As an industry we need to come to terms with the fact that vulnerabilities like this will continue to exist and that even a software system that was launched with a well resourced security program won’t have a 100% success rate. However, a focus on defense-in-depth capabilities could have severely limited the impact of an attack:
- Time locks and withdrawal delays: Polygon PoS supports two native bridges, but only “Plasma” uses a withdrawal delay mechanism. If both bridges would have limited withdrawals for a certain amount of time, an attacker’s ability to steal tokens locked on Ethereum would have been significantly reduced. Similarly, Heimdall could be hardened further by introducing time delays for changes in voting power, giving the operators the chance to detect and block attacks before they can do any damage.
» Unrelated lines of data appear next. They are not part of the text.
# jyjblrd/Low-Cost-Mocap

Hardware: AMD Instinct MI355X
Metric: triangulated 3D markers/sec at 8 cams x 16 markers (higher is better)
Workload: dtype f64

## Files before the change

low-cost-mocap_amd/csrc/frame_bb.hip:

```cpp
#include "mocap_device.hpp"
#include "kernels.hpp"
#include <cstdlib>
#include "frame_common.hpp"
#include "bb_fold.hpp"

namespace mocap {

constexpr int kBBThreads = 256;
constexpr int kBBWaves = kBBThreads / 64;
constexpr int kBBRecs = kBBThreads + 64;
constexpr int bb_cw(int C) { return C <= 8 ? 1 : 2; }
constexpr uint32_t bb_rec_bytes(int CW) { return 24u + 8u * (uint32_t)CW; }

constexpr int bb_wg_per_cu(int RL) { return RL == 48 ? 5 : 4; }
constexpr size_t kBBCacheEntry = 4;
constexpr int kBBLdsSlack = 1024;
struct BBLayout {
  size_t bxy, bxy_nx, cnt_nx, bt, rbound, seedkey, slot_key, claimw, recs, rpk, scr, scr_bytes, goff, gcnt, outslot, boff, bnb, seedgh, slot_g, cnt,
      misc, bpl, nh, hits, act, root_blob, root_cam, nact, bnl, bv, pkbase, seen, bcache, total;
  int ncache;
  __host__ __device__ static size_t al(size_t x, size_t a) { return (x + a - 1) / a * a; }
  __host__ __device__ BBLayout(int C, int M, int R, int CW, int wg_per_cu) {
    size_t o = 0;
    auto take = [&](size_t bytes, size_t a) {
      o = al(o, a);
      const size_t at = o;
      o += bytes;
      return at;
    };
    bxy = take(sizeof(float2) * (size_t)C * M, 16);
    bxy_nx = take(sizeof(float2) * (size_t)C * M, 16);
    cnt_nx = take(4 * (size_t)C, 4);
    bt = take(sizeof(double) * 10 * ((size_t)C * M + 1), 16);
    rbound = take(8 * (size_t)R, 8);
    claimw = take(8 * (size_t)C, 8);
    pkbase = take(8 * (size_t)CW * R, 8);
    scr = seedkey = take(8 * (size_t)R, 8);
    slot_key = take(8 * (size_t)kBBWaves * R, 8);
    recs = take(8 * (size_t)kBBRecs, 8);
    rpk = take(8 * (size_t)kBBRecs * CW, 8);
    seedgh = take(4 * (size_t)R, 4);
    slot_g = take(4 * (size_t)kBBWaves * R, 4);
    scr_bytes = o - scr;
    goff = take(4 * (size_t)(R + 1), 4);
    gcnt = take(4 * (size_t)R, 4);
// ... 18 lines not shown
    for (int per_cu = wg_per_cu; per_cu >= 1; per_cu--) {
      const size_t lim = ((size_t)160 * 1024 / per_cu - kBBLdsSlack) / 256 * 256;
      if (lim >= o + per_entry * 64) {
        const size_t n = (lim - o) / per_entry;
        ncache = (int)(n > 1024 ? 1024 : n);
        break;
      }
    }
    o += per_entry * (size_t)ncache;
    total = al(o, 16);
  }
};

static int bb_fixed_slots(int C, int M, int R) {
  const char* e = getenv("MOCAP_BB_FIXED_LAYOUT");
  if (e && e[0] == '0') return 0;
  if (C == 8 && M == 16 && R <= 48) return 48;
  if (C == 8 && M == 16 && R <= 64) return 64;
  return 0;
}
static int frame_bb_root_slots(int C, int M, int R) {
  const int f = bb_fixed_slots(C, M, R);
  return f ? f : R;
}
size_t frame_bb_lds_bytes(int C, int M, int R) { return BBLayout(C, M, frame_bb_root_slots(C, M, R), bb_cw(C), bb_wg_per_cu(bb_fixed_slots(C, M, R))).total; }
static size_t frame_bb_lds_bytes_min(int C, int M, int R) {
  const BBLayout L(C, M, frame_bb_root_slots(C, M, R), bb_cw(C), bb_wg_per_cu(bb_fixed_slots(C, M, R)));
  return L.total - kBBCacheEntry * (size_t)L.ncache;
}
bool frame_bb_fits(int C, int M, int R) {
  return C >= 2 && C <= 16 && M >= 1 && M <= 64 && R >= 1 && R <= 255 && frame_bb_lds_bytes_min(C, M, R) <= (size_t)128 * 1024;
}

template <int CW>
struct Packed {
  unsigned long long w[CW];
  __device__ __forceinline__ void clear() {
#pragma unroll
    for (int k = 0; k < CW; k++) w[k] = ~0ull;
  }
  __device__ __forceinline__ void set(int c, uint32_t idx) {
    if (CW == 1)
      w[0] ^= (unsigned long long)(idx ^ 0xFFu) << (8 * c);
    else
      w[c >> 3] ^= (unsigned long long)(idx ^ 0xFFu) << (8 * (c & 7));
  }
  __device__ __forceinline__ uint32_t get(int c) const {
    return CW == 1 ? (uint32_t)(w[0] >> (8 * c)) & 0xFFu : (uint32_t)(w[c >> 3] >> (8 * (c & 7))) & 0xFFu;
  }
};

template <int CT, bool PERK = false>
struct BBCamTables {
  const double* base;
  static constexpr int C = CT;
  static constexpr int kPq = PERK ? 12 * CT * CT : 12 * CT;
  __device__ __forceinline__ ctab_t pq(size_t off) const { return as_ctab(base + off); }
  __device__ __forceinline__ ctab_t rt(size_t off) const { return as_ctab(base + kPq + off); }
  __device__ __forceinline__ ctab_t k4(size_t off) const { return as_ctab(base + kPq + 12 * CT + off); }
  __device__ __forceinline__ const double* f() const { return base + kPq + 16 * CT; }
};
template <bool PERK>
struct BBCamTables<0, PERK> {
  const double* base;
  int C;
  __device__ __forceinline__ ctab_t pq(size_t off) const { return as_ctab(base + off); }
  __device__ __forceinline__ ctab_t rt(size_t off) const { return as_ctab(base + (PERK ? 12 * C * C : 12 * C) + off); }
  __device__ __forceinline__ ctab_t k4(size_t off) const { return as_ctab(base + (PERK ? 12 * C * C + 12 * C : 24 * C) + off); }
  __device__ __forceinline__ const double* f() const { return base + (PERK ? 12 * C * C + 16 * C : 28 * C); }
};

enum { kPrioEval = 0, kPrioSeed = 1, kPrioPhase = 2, kPrioSerial = 3 };
template <int P>
__device__ __forceinline__ void bb_prio() {
  __builtin_amdgcn_s_setprio(P);
}
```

- Transfer limits: While unrestricted flow of funds is great from a usability perspective, it exposes protocols and their users to unbounded risk. Adding transfer limits that are high enough to allow for normal usage, but delay malicious attacks can turn an existential billion dollar hack into a recoverable incident.
- Invariant checking: Large parts of the presented attack chain depend on the fact that implied invariants aren’t enforced through the codebase. Silent truncation on a nonce value allowed the malicious type confusion. Staking amounts are not compared to a sane upper limit and there is no enforcement that a single validator should never hold a super majority of voting power. Sprinkling defensive checks and assertions through the core parts of your code base can turn high impact vulnerabilities into simple Denial-of-Service issues and is essentially free for off-chain code that does not need to optimise for gas costs.
We would like to thank everyone involved for their professionalism in handling this issue. A patch was released to fix the underlying Type Confusion issue and the contributors spent a lot of time and effort assessing the security implications of the issues mentioned above. Please take a look at their writeup on this finding in the Polygon forum for further information.